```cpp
static int axis_hw_impl(float* x, const AxisSrc& S, int64_t BT, int nH, int nW, int C, const float* wh1, const float* bh1, const float* wh2,
                        const float* bh2, const float* ww1, const float* bw1, const float* ww2, const float* bw2, int compute, void* stream,
                        const float* xin, float* xmid) {
  if (!x || !wh1 || !bh1 || !wh2 || !bh2 || !ww1 || !bw1 || !ww2 || !bw2) TANTE_FAIL(-1, "tante_axis_hw: null pointer");
  if (BT <= 0 || nH <= 0 || nW <= 0 || C <= 0) TANTE_FAIL(-1, "tante_axis_hw: bad shape");
  hipStream_t s = (hipStream_t)stream;
  auto wbytes = [](int m) { return (size_t)(2 * m * ((m + 1) / 2) * 1024 + 2 * 16 * m * 4); };
  const size_t wst_bytes = wbytes(nH / 16) + wbytes(nW / 16);
  if (compute == TANTE_BF16 && nH % 16 == 0 && nW % 16 == 0 && nH <= 64 && nW <= 64 && C % 16 == 0 && ((uintptr_t)x % 16) == 0 &&
      (size_t)nH * axe_rs(nW, 16) * sizeof(float) + wst_bytes <= 160 * 1024 && !tante_opt("TANTE_AXIS_GENERIC", 0)) {
    const int force_ct = tante_opt("TANTE_AXIS_CT", 0);
    const bool fits32 = C % 32 == 0 && (size_t)nH * axe_rs(nW, 32) * sizeof(float) + wst_bytes <= 160 * 1024;
    const int ct = force_ct == 16 ? 16 : ((fits32 && (force_ct == 32 || BT * (C / 32) >= 192)) ? 32 : 16);
    const size_t elds = (size_t)nH * axe_rs(nW, ct) * sizeof(float) + wst_bytes;
    const unsigned grid = (unsigned)(BT * (C / ct));
    const int force_nt = tante_opt("TANTE_AXIS_NT", 0);
    const int nt32 = force_nt ? force_nt : ((nH <= 32 && nW <= 32) ? 1024 : 512);
#ifdef TANTE_ABLATE
    unsigned long long* axe_st = g_axe_stamps;
#else
    unsigned long long* axe_st = nullptr;
#endif
#define TANTE_AXE2(MH, MW, CTV, NTV)                                                                                                    \
  {                                                                                                                                     \
    static TantePerDevice attr;                                                                                                         \
    attr.once([&] { (void)hipFuncSetAttribute((const void*)axis_hw_exact_kernel<MH, MW, CTV, NTV>, hipFuncAttributeMaxDynamicSharedMemorySize, 160 * 1024); }); \
    hipLaunchKernelGGL((axis_hw_exact_kernel<MH, MW, CTV, NTV>), dim3(grid), dim3(NTV), elds, s, x, S, C, wh1, bh1, wh2, bh2, ww1, bw1, ww2, bw2, axe_st, xin, xmid); \
  }
#define TANTE_AXE(MH, MW)                  \
  {                                        \
    if (ct == 32 && nt32 == 1024) TANTE_AXE2(MH, MW, 32, 1024) \
    else if (ct == 32) TANTE_AXE2(MH, MW, 32, 512) \
    else TANTE_AXE2(MH, MW, 16, 512)       \
  }
    switch ((nH / 16) * 8 + nW / 16) {
      case 1 * 8 + 1: TANTE_AXE(1, 1); break; case 1 * 8 + 2: TANTE_AXE(1, 2); break; case 1 * 8 + 3: TANTE_AXE(1, 3); break; case 1 * 8 + 4: TANTE_AXE(1, 4); break;
      case 2 * 8 + 1: TANTE_AXE(2, 1); break; case 2 * 8 + 2: TANTE_AXE(2, 2); break; case 2 * 8 + 3: TANTE_AXE(2, 3); break; case 2 * 8 + 4: TANTE_AXE(2, 4); break;
      case 3 * 8 + 1: TANTE_AXE(3, 1); break; case 3 * 8 + 2: TANTE_AXE(3, 2); break; case 3 * 8 + 3: TANTE_AXE(3, 3); break;
      case 4 * 8 + 1: TANTE_AXE(4, 1); break; case 4 * 8 + 2: TANTE_AXE(4, 2); break;
      default: TANTE_FAIL(-2, "tante_axis_hw: no whole-tile variant for %d x %d", nH, nW);
    }
#undef TANTE_AXE
#undef TANTE_AXE2
    TANTE_CHECK_LAUNCH();
    return 0;
  }
  if (xin || xmid) TANTE_FAIL(-2, "tante_axis_hw_train: needs the whole-tile bf16 form (nH, nW multiples of 16, the plane within the LDS)");
  const int nmax = nH > nW ? nH : nW;
  const size_t lds = (((size_t)nH * axis_row_stride(nW) + 3) & ~(size_t)3) * sizeof(float) + 2 * (size_t)nmax * sizeof(float) +
                     2 * (size_t)nmax * (compute == TANTE_BF16 ? (nmax + 8) * 2 : nmax * 4);
  if (nmax > 64 || C % 16 || lds > 160 * 1024 || ((uintptr_t)x % 16))
    TANTE_FAIL(-2, "tante_axis_hw: needs nH, nW <= 64, C %% 16 == 0 and the plane to fit LDS (use tante_axis_mlp)");
  const int mt = (nmax + 15) / 16;
#define TANTE_AHW(BF, MTV) launch_axis_hw<BF, MTV>(x, S, (long)BT, nH, nW, C, wh1, bh1, wh2, bh2, ww1, bw1, ww2, bw2, lds, s)
  if (compute == TANTE_BF16) {
    switch (mt) { case 1: TANTE_AHW(true, 1); break; case 2: TANTE_AHW(true, 2); break; case 3: TANTE_AHW(true, 3); break; default: TANTE_AHW(true, 4); }
  } else {
    switch (mt) { case 1: TANTE_AHW(false, 1); break; case 2: TANTE_AHW(false, 2); break; case 3: TANTE_AHW(false, 3); break; default: TANTE_AHW(false, 4); }
  }
#undef TANTE_AHW
  TANTE_CHECK_LAUNCH();
  return 0;
}

extern "C" int tante_film_table(const float* t, int rows, int C, const float* sc_w0, const float* sc_b0, const float* sc_w2,
                                const float* sc_b2, const float* sh_w0, const float* sh_b0, const float* sh_w2,
                                const float* sh_b2, const float* add, float* a_out, float* b_out, void* stream) {
  if (!t || !sc_w0 || !sc_b0 || !sc_w2 || !sc_b2 || !sh_w0 || !sh_b0 || !sh_w2 || !sh_b2 || !a_out || !b_out)
    TANTE_FAIL(-1, "tante_film_table: null pointer");
  if (rows <= 0 || C <= 0 || C % 2) TANTE_FAIL(-1, "tante_film_table: bad shape");
  hipLaunchKernelGGL(film_table_kernel, dim3((rows * C + 255) / 256), dim3(256), 0, (hipStream_t)stream, t, rows, C, sc_w0, sc_b0,
                     sc_w2, sc_b2, sh_w0, sh_b0, sh_w2, sh_b2, add, a_out, b_out);
  TANTE_CHECK_LAUNCH();
  return 0;
}

extern "C" int tante_film_table_bwd(const float* t, int rows, int C, const float* sc_w0, const float* sc_b0, const float* sc_w2, const float* sh_w0,
                                    const float* sh_b0, const float* sh_w2, const float* dA, const float* dB, float* g_sc_w0, float* g_sc_b0,
                                    float* g_sc_w2, float* g_sc_b2, float* g_sh_w0, float* g_sh_b0, float* g_sh_w2, float* g_sh_b2,
                                    int accumulate, void* stream) {
  if (!t || !sc_w0 || !sc_b0 || !sc_w2 || !sh_w0 || !sh_b0 || !sh_w2 || !dA || !dB || !g_sc_w0 || !g_sc_b0 || !g_sc_w2 || !g_sc_b2 || !g_sh_w0 ||
      !g_sh_b0 || !g_sh_w2 || !g_sh_b2)
    TANTE_FAIL(-1, "tante_film_table_bwd: null pointer");
  if (rows <= 0 || rows > 8 || C <= 0 || C % 16) TANTE_FAIL(-2, "tante_film_table_bwd: rows <= 8 and C %% 16 == 0 expected (got %d x %d)", rows, C);
  hipLaunchKernelGGL(film_table_bwd_kernel, dim3((unsigned)(C / 16), 2), dim3(256), 0, (hipStream_t)stream, t, rows, C, sc_w0, sc_b0, sc_w2, sh_w0,
                     sh_b0, sh_w2, dA, dB, g_sc_w0, g_sc_b0, g_sc_w2, g_sc_b2, g_sh_w0, g_sh_b0, g_sh_w2, g_sh_b2, accumulate);
  TANTE_CHECK_LAUNCH();
  return 0;
}

extern "C" int tante_film_apply(const float* x, int64_t x_bstride, float* y, int64_t rows, int C, int64_t rows_per,
                                const float* a, const float* b, void* stream) {
  if (!x || !y || !a || !b) TANTE_FAIL(-1, "tante_film_apply: null pointer");
  if (rows <= 0 || C <= 0 || C % 4 || rows_per <= 0 || x_bstride % 4)
    TANTE_FAIL(-1, "tante_film_apply: bad shape (C and the batch stride must be multiples of 4)");
  const long n4 = rows * (C / 4);
  hipLaunchKernelGGL(film_apply_kernel, dim3((unsigned)((n4 + 255) / 256)), dim3(256), 0, (hipStream_t)stream, x,
                     (long)x_bstride, y, (long)rows, C / 4, (long)rows_per, a, b);
  TANTE_CHECK_LAUNCH();
  return 0;
}

extern "C" int tante_gather_last(const float* z, int64_t n, int E, float* out, void* stream) {
  if (!z || !out || n <= 0 || E <= 0) TANTE_FAIL(-1, "tante_gather_last: bad argument");
  hipLaunchKernelGGL(gather_last_kernel, dim3((unsigned)((n + 255) / 256)), dim3(256), 0, (hipStream_t)stream, z, (long)n, E, out);
  TANTE_CHECK_LAUNCH();
  return 0;
}

extern "C" int tante_format_input(const float* x, int64_t n_img, int T, int64_t HW, int D, float* out, int64_t out_bstride, void* stream) {
// ... 95 lines not shown
```

Before: 19040.

## Split axis-MLP plane load into column blocks overlapped with compute

```diff
diff --git a/tante_amd/_lib.py b/tante_amd/_lib.py
--- a/tante_amd/_lib.py
+++ b/tante_amd/_lib.py
@@ -250,7 +250,7 @@
 }
 
 LIB_OPTIONS = ("TANTE_ATTN_BWD_HG", "TANTE_ATTN_BWD_NO_SPLIT", "TANTE_ATTN_BWD_VALU", "TANTE_ATTN_FWD_VALU", "TANTE_AXIS_BWD_SMALL_WGS",
-               "TANTE_AXIS_BWD_WGS", "TANTE_AXIS_CT", "TANTE_AXIS_FILM", "TANTE_AXIS_GENERIC", "TANTE_AXIS_MFMA", "TANTE_AXIS_NT", "TANTE_AXIS_WGRAD_WGS",
+               "TANTE_AXIS_BLOCKS", "TANTE_AXIS_BWD_WGS", "TANTE_AXIS_CT", "TANTE_AXIS_FILM", "TANTE_AXIS_GENERIC", "TANTE_AXIS_MFMA", "TANTE_AXIS_NT", "TANTE_AXIS_WGRAD_WGS",
                "TANTE_BLOCK_KERNEL", "TANTE_COLSUM_ROWS", "TANTE_CVIT_CHAIN_TOKENS", "TANTE_ENC23_SPLIT", "TANTE_FILM_BWD_ROWS",
                "TANTE_FS_GROUPS", "TANTE_FS_HALF", "TANTE_FS_SKEW", "TANTE_FS_WAVES", "TANTE_GEMM_NO_LITE", "TANTE_GEMM_SMALLM", "TANTE_GEMM_WGS", "TANTE_HEAD_WAVES",
                "TANTE_IM2COL_TILED", "TANTE_RESIZE_TILED", "TANTE_SPECTRAL_BF16OUT", "TANTE_SPECTRAL_DFT", "TANTE_SPECTRAL_X3", "TANTE_WGRAD_DEEP",
diff --git a/tante_amd/csrc/pointwise.hip b/tante_amd/csrc/pointwise.hip
--- a/tante_amd/csrc/pointwise.hip
+++ b/tante_amd/csrc/pointwise.hip
@@ -439,11 +439,12 @@
   }
 }
 
-template <int MT, int CT, int NWV, int NG, int LS, int GS, bool GOUT, int IL = 1>
+template <int MT, int CT, int NWV, int NG, int LS, int GS, bool GOUT, int IL = 1, int IT0 = 0, int ITN = -1>
 __device__ __forceinline__ void axe_phase(float* plane, const AxeW<MT>& W, int wave, int l15, int kk, float* __restrict__ gout, long gls,
                                           long ggs) {
-  constexpr int KB = AxeW<MT>::KB, NIT = CT == 32 ? NG : NG / 2, NE = 8 * KB;
+  constexpr int KB = AxeW<MT>::KB, NIT = ITN < 0 ? (CT == 32 ? NG : NG / 2) : IT0 + ITN, NE = 8 * KB;
   static_assert(CT == 32 || NG % 2 == 0, "16-channel tiles process line groups in pairs");
+  static_assert(IT0 >= 0 && NIT <= (CT == 32 ? NG : NG / 2), "iteration range outside the phase");
   const int gsel = CT == 32 ? 0 : (l15 >> 3), cp = CT == 32 ? 2 * l15 : 2 * (l15 & 7);
   constexpr int GPI = CT == 32 ? 1 : 2;
   auto gather = [&](int it, f32x2 (&xv)[NE]) {
@@ -458,8 +459,8 @@
   f32x2 xa[IL][NE], xn[IL][NE];
 #pragma unroll
   for (int g = 0; g < IL; ++g)
-    if (wave + g * NWV < NIT) gather(wave + g * NWV, xa[g]);
-  for (int it0 = wave; it0 < NIT; it0 += IL * NWV) {
+    if (IT0 + wave + g * NWV < NIT) gather(IT0 + wave + g * NWV, xa[g]);
+  for (int it0 = IT0 + wave; it0 < NIT; it0 += IL * NWV) {
 #pragma unroll
     for (int g = 0; g < IL; ++g)
       if (it0 + (IL + g) * NWV < NIT) gather(it0 + (IL + g) * NWV, xn[g]);
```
☆ ☆ ☆ ☆ ☆
Exercise
Would you please give the number of lines in this material containing the string "grid", with no further text?

Output
2